● Exercise details
Each line of the data below that contains "unsigned" must be copied.

==*==

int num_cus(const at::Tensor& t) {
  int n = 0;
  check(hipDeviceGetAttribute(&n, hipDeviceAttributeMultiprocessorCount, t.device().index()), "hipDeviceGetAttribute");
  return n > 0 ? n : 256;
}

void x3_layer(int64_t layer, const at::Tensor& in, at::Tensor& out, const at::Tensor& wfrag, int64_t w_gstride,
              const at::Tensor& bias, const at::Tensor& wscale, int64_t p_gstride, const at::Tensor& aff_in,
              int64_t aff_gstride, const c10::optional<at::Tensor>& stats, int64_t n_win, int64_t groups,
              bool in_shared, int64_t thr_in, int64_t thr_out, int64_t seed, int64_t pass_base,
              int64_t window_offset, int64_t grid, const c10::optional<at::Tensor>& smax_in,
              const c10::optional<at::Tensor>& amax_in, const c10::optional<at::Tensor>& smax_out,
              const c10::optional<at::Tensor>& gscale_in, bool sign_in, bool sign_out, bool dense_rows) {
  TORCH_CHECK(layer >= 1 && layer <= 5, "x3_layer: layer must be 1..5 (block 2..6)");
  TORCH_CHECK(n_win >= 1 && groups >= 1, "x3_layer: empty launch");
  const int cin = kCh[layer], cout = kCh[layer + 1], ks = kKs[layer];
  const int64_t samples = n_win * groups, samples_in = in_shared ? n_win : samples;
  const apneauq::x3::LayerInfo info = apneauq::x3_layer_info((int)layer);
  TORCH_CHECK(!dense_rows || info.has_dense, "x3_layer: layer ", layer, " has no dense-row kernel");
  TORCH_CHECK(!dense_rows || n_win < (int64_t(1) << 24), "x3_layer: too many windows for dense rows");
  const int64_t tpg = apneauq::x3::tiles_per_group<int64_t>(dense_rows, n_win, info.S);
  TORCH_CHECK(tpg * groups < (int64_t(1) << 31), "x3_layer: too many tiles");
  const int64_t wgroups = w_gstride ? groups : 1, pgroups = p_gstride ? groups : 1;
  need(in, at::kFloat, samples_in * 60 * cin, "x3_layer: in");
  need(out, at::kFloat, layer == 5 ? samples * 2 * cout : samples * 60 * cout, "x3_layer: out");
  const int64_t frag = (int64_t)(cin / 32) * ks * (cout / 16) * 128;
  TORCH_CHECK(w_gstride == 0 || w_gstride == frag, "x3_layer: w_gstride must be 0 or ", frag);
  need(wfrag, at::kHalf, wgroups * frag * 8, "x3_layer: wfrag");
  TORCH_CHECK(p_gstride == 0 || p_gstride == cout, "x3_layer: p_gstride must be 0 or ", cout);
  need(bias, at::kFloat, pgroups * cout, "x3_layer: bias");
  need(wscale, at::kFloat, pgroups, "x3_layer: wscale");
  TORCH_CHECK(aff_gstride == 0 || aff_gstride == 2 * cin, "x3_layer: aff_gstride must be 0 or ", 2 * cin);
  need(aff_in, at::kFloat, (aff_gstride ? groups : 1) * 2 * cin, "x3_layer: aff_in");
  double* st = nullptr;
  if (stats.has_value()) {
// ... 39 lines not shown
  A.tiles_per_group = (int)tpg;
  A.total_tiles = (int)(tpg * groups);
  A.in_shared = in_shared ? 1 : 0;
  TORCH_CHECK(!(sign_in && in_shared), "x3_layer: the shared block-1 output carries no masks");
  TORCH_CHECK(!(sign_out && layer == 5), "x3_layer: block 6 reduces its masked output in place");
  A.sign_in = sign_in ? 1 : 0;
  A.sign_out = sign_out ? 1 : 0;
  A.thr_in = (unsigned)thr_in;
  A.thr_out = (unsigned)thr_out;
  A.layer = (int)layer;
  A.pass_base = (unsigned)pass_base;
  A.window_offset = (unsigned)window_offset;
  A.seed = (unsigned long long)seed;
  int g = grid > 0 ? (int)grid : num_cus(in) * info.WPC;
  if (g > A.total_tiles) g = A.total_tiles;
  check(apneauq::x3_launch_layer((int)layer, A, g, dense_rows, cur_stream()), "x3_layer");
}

==*==

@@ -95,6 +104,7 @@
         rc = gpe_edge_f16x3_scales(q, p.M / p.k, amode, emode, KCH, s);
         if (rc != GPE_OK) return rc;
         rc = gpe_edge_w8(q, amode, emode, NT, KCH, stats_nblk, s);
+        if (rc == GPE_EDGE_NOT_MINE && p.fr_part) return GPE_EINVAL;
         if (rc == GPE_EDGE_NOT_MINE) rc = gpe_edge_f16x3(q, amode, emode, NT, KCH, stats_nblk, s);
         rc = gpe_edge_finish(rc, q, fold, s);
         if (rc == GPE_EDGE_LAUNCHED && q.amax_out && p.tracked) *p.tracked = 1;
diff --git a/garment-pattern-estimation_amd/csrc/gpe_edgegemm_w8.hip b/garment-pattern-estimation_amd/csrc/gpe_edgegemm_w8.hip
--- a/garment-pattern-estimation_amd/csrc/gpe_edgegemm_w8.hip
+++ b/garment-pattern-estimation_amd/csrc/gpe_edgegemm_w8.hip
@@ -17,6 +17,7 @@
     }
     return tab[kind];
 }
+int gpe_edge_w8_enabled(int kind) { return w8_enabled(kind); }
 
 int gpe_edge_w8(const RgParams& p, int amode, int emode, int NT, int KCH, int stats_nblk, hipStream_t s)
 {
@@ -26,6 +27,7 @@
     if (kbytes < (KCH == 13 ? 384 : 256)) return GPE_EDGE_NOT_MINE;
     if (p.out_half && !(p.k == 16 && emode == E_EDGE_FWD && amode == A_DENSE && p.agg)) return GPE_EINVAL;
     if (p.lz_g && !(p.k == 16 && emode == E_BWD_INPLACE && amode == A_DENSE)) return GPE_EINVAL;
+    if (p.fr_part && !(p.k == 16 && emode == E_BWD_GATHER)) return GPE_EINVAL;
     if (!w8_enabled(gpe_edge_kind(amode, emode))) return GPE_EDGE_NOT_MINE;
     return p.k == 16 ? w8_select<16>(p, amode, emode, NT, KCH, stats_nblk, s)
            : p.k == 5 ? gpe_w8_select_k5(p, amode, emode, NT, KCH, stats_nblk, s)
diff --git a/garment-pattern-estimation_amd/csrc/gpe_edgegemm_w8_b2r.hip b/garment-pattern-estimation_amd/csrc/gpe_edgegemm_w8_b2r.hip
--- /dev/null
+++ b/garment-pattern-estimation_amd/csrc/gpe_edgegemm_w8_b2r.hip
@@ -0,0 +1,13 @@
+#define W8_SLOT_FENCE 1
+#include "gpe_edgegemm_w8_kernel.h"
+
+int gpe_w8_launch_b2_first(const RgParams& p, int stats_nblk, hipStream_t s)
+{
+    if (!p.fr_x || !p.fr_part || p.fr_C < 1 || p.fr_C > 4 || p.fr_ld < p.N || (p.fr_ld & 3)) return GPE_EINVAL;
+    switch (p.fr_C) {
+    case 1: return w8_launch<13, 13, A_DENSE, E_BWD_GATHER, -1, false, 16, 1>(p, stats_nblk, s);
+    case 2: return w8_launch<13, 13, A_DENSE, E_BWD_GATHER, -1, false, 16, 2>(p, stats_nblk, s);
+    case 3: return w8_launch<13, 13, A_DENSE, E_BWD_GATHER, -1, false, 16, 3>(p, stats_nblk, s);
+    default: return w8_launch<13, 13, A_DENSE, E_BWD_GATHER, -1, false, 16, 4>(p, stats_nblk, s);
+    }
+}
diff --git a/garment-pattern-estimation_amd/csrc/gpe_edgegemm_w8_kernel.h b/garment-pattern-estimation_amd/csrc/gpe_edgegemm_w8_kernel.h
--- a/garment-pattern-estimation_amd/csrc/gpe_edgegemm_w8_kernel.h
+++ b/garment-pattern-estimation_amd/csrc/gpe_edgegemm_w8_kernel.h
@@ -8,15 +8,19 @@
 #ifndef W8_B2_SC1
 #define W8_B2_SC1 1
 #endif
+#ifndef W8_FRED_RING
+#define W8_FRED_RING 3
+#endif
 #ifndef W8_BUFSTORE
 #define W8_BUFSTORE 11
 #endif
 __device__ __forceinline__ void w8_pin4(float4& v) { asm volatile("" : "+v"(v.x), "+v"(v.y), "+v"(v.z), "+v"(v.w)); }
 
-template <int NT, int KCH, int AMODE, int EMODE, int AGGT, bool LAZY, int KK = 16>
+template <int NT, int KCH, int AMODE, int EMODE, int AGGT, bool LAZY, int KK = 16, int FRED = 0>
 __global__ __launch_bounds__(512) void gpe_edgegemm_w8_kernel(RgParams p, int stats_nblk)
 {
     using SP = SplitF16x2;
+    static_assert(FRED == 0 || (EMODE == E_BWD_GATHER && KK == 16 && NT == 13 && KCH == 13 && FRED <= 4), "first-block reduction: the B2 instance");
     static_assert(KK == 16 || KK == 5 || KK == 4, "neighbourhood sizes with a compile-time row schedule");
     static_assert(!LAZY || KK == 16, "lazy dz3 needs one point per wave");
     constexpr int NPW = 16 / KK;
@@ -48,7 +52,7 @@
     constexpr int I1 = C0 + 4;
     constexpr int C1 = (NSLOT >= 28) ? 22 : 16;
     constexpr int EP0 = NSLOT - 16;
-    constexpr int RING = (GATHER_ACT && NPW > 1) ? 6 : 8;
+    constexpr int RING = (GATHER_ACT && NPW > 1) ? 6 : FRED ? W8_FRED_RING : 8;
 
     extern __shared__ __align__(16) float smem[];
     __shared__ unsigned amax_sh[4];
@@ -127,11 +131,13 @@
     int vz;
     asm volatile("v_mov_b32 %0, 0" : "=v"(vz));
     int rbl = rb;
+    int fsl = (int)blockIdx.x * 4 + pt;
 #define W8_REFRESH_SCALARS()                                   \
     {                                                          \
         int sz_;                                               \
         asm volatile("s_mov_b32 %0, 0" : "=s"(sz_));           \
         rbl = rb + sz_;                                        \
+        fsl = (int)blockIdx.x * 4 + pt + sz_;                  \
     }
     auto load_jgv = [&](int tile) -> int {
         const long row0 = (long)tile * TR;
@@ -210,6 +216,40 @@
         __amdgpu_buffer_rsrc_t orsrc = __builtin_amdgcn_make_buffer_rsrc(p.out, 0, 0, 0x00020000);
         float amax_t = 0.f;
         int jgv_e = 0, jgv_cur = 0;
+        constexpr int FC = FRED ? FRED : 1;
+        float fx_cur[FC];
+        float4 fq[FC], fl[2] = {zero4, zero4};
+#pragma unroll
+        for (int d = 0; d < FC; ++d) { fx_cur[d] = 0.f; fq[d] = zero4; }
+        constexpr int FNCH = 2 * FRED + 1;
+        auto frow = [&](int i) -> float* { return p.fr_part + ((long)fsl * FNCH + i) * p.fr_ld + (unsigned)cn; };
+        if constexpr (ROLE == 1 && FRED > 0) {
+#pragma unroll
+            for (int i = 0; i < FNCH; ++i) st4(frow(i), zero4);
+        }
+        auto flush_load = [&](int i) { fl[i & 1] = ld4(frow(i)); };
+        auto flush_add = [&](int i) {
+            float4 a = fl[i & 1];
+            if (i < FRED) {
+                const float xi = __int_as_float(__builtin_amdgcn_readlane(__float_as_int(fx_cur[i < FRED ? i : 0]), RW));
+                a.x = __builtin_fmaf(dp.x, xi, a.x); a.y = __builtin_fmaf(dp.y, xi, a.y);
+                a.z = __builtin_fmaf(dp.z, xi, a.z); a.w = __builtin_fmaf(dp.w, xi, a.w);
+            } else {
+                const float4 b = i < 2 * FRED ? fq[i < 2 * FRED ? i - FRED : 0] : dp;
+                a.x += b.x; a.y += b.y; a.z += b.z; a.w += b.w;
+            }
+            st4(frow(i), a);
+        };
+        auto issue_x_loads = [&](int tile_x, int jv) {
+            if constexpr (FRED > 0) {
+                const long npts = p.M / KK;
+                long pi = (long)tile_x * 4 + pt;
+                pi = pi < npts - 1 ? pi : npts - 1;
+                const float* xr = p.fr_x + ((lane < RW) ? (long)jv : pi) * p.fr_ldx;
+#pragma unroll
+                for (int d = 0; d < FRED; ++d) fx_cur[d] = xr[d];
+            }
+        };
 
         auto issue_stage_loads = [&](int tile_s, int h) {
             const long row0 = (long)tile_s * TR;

==*==

● Your response
  A.thr_in = (unsigned)thr_in;
  A.thr_out = (unsigned)thr_out;
  A.pass_base = (unsigned)pass_base;
  A.window_offset = (unsigned)window_offset;
  A.seed = (unsigned long long)seed;
     __shared__ unsigned amax_sh[4];
+        auto frow = [&](int i) -> float* { return p.fr_part + ((long)fsl * FNCH + i) * p.fr_ld + (unsigned)cn; };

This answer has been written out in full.